Search code examples
apache-flinkflink-streaming

How to connect more than 2 streams in Flink?


I've 3 keyed data streams of different types.

DataStream<A> first;
DataStream<B> second;
DataStream<C> third;

Each stream has its own processing logic defined and share a state between them. I want to connect these 3 streams triggering the respective processing functions whenever data is available in any stream. Connect on two streams is possible.

first.connect(second).process(<CoProcessFunction>)
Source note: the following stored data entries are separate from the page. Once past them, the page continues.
constexpr int Q4R = 16;
constexpr int Q4W = 4;
template <int I, int END, typename F>
__device__ __forceinline__ void static_for(F&& f) {
  if constexpr (I < END) {
    f(std::integral_constant<int, I>{});
    static_for<I + 1, END>(f);
  }
}
__device__ __forceinline__ float quad_bcast(float v, int src) {
  const int x = __float_as_int(v);
  int y;
  switch (src) {
    case 0: y = __builtin_amdgcn_mov_dpp(x, 0x00, 0xf, 0xf, true); break;
    case 1: y = __builtin_amdgcn_mov_dpp(x, 0x55, 0xf, 0xf, true); break;
    case 2: y = __builtin_amdgcn_mov_dpp(x, 0xAA, 0xf, 0xf, true); break;
    default: y = __builtin_amdgcn_mov_dpp(x, 0xFF, 0xf, 0xf, true); break;
  }
  return __int_as_float(y);
}
#pragma clang fp contract(off)
template <int QDT, int GPB, bool PARAMS = false, int WPW = 4>
__global__ __launch_bounds__(64 * WPW) void gptq_quant_block_q4_kernel(
    const float* __restrict__ w, const float* __restrict__ Hinv, float* __restrict__ scale,
    float* __restrict__ zero, uint8_t* __restrict__ codes, void* __restrict__ q_out,
    float* __restrict__ err, int64_t N, int64_t K, int64_t G, int64_t i1, int64_t g0, float maxq, int sym_flag) {
  extern __shared__ __attribute__((aligned(16))) char smem_raw[];
  float* hs = reinterpret_cast<float*>(smem_raw);
  __builtin_amdgcn_s_setprio(3);
  const int lane = threadIdx.x & 63, r = lane >> 2, q = lane & 3;
  const int wave = __builtin_amdgcn_readfirstlane((int)(threadIdx.x >> 6));
  const int64_t n0 = ((int64_t)blockIdx.x * WPW + wave) * Q4R;
  const int64_t row = n0 + r, rowc = row < N ? row : N - 1;

  {
    const uint32_t lds0 = (uint32_t)(uintptr_t)smem_raw;
    const float* hb = Hinv + i1 * K + i1;
    const uint32_t v0 = (uint32_t)(((lane >> 5) * K + 4 * (lane & 31)) * 4);
    const uint32_t step = (uint32_t)(2 * K * 4);
#pragma unroll
    for (int jj = 0; jj < 16 / WPW; ++jj) {
      const int j = jj * WPW + wave;
      lds_dma_4x1k(hb, lds0 + j * 4096, v0 + (4 * j) * step, v0 + (4 * j + 1) * step, v0 + (4 * j + 2) * step, v0 + (4 * j + 3) * step);
    }
  }
  float wr[32], ev[32];
  uint32_t cw[8];
#pragma unroll
  for (int c = 0; c < 32; ++c) {
    wr[c] = w[rowc * K + i1 + 4 * c + q];
    ev[c] = 0.f;
  }
#pragma unroll
  for (int c = 0; c < 8; ++c) cw[c] = 0u;
  float sg[GPB], zg[GPB];
  if constexpr (!PARAMS) {
#pragma unroll
    for (int g = 0; g < GPB; ++g) {
      sg[g] = scale[rowc * G + g0 + g];
      zg[g] = zero[rowc * G + g0 + g];
    }
  }
  asm volatile("s_waitcnt vmcnt(0)" ::: "memory");
  if constexpr (PARAMS) {
#pragma unroll
    for (int g = 0; g < GPB; ++g) {
      float vmax = -INFINITY, vmin = INFINITY;
#pragma unroll
      for (int c = g * (32 / GPB); c < (g + 1) * (32 / GPB); ++c) {
        vmax = fmaxf(vmax, wr[c]);
        vmin = fminf(vmin, wr[c]);
      }
      vmax = fmaxf(vmax, __shfl_xor(vmax, 1, 64));
      vmin = fminf(vmin, __shfl_xor(vmin, 1, 64));
      vmax = fmaxf(vmax, __shfl_xor(vmax, 2, 64));
      vmin = fminf(vmin, __shfl_xor(vmin, 2, 64));
      float xmin = fminf(vmin, 0.f), xmax = fmaxf(vmax, 0.f);
      if (sym_flag) {
        xmax = fmaxf(fabsf(xmin), xmax);
        if (xmin < 0.f) xmin = -xmax;
      }
      if (xmin == 0.f && xmax == 0.f) { xmin = -1.f; xmax = 1.f; }
      const float sv = (xmax - xmin) / maxq;
      const float zv = sym_flag ? (maxq + 1.f) * 0.5f : rintf(-xmin / sv);
      sg[g] = sv;
      zg[g] = zv;
      if (q == 0 && row < N) {
        scale[row * G + g0 + g] = sv;
        zero[row * G + g0 + g] = zv;
      }
    }
  }
  __syncthreads();

  float ha[33], hb2[33];
  auto fetch_row = [&](auto ic, float (&h)[33]) {
    constexpr int i = decltype(ic)::value;
    if constexpr (i < QB) {
#pragma unroll
      for (int c = i >> 2; c < 32; ++c) h[c] = hs[i * QB + 4 * c + q];
      h[32] = hs[i * QB + i];
    }
  };
  auto step = [&](auto ic, float (&h)[33]) {
    constexpr int i = decltype(ic)::value;
    constexpr int qo = i & 3, ci = i >> 2, g = i / (QB / GPB);
    const float s = sg[g], z = zg[g];
    const float x = quad_bcast(wr[ci], qo);
    float t = rintf(x / s) + z;
    t = fminf(fmaxf(t, 0.f), maxq);
    const float qv = s * (t - z);
    const float e = (x - qv) / h[32];
    const bool own = q == qo;
#pragma unroll
    for (int c = ci; c < 32; ++c) {
      const float pr = e * h[c];
      wr[c] = wr[c] - pr;
    }
    wr[ci] = own ? qv : wr[ci];
    ev[ci] = own ? e : ev[ci];
    cw[ci >> 2] = own ? (cw[ci >> 2] | ((uint32_t)t << (8 * (ci & 3)))) : cw[ci >> 2];
    asm volatile("" : "+v"(wr[ci]), "+v"(ev[ci]), "+v"(cw[ci >> 2]));
  };
  fetch_row(std::integral_constant<int, 0>{}, ha);
  static_for<0, QB / 2>([&](auto pc) {
    constexpr int p = decltype(pc)::value;
    fetch_row(std::integral_constant<int, 2 * p + 1>{}, hb2);
    step(std::integral_constant<int, 2 * p>{}, ha);
    fetch_row(std::integral_constant<int, 2 * p + 2>{}, ha);
    step(std::integral_constant<int, 2 * p + 1>{}, hb2);
  });
  __syncthreads();
  float* st = reinterpret_cast<float*>(smem_raw + wave * (Q4R * QB * 5));
#pragma unroll
  for (int c = 0; c < 32; ++c) st[r * QB + 4 * c + q] = ev[c];
  __syncthreads();
  for (int idx = lane; idx < Q4R * QB / 4; idx += 64) {
    const int rr = idx >> 5, c4 = (idx & 31) * 4;
    if (n0 + rr < N) *reinterpret_cast<float4*>(err + (n0 + rr) * QB + c4) = *reinterpret_cast<const float4*>(st + rr * QB + c4);
  }
  __syncthreads();
#pragma unroll
  for (int c = 0; c < 32; ++c) st[r * QB + 4 * c + q] = wr[c];
  uint8_t* cst = reinterpret_cast<uint8_t*>(st + Q4R * QB);
#pragma unroll
  for (int c = 0; c < 32; ++c) cst[r * QB + 4 * c + q] = (uint8_t)((cw[c >> 2] >> (8 * (c & 3))) & 0xffu);
  __syncthreads();
  for (int idx = lane; idx < Q4R * QB; idx += 64) {
    const int rr = idx >> 7, c = idx & 127;
    if (n0 + rr < N) {
      const int64_t o = (n0 + rr) * K + i1 + c;
      if (q_out) store_from_f32<QDT>(q_out, o, st[rr * QB + c]);
      if (codes) codes[o] = cst[rr * QB + c];
    }
  }
}
#pragma clang fp contract(fast)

I can't use union (allows multiple data stream) as the types are different. I want to avoid creating a wrapper and convert all the streams into the same type.


Solution

  • The wrapper approach isn't too bad, really. You can create an EitherOfThree<T1, T2, T3> wrapper class that's similar to Flink's existing Either<Left, Right>, and then process a stream of those records in a single function. Something like:

        DataStream <EitherOfThree<A,B,C>> combo = first.map(r -> new EitherOfThree<A,B,C>(r, null, null))
            .union(second.map(r -> new EitherOfThree<A,B,C>(null, r, null)))
            .union(third.map(r -> new EitherOfThree<A,B,C>(null, null, r)));
        combo.process(new MyProcessFunction());
    

    Flink's Either class has a more elegant implementation, but for your use case something simple should work.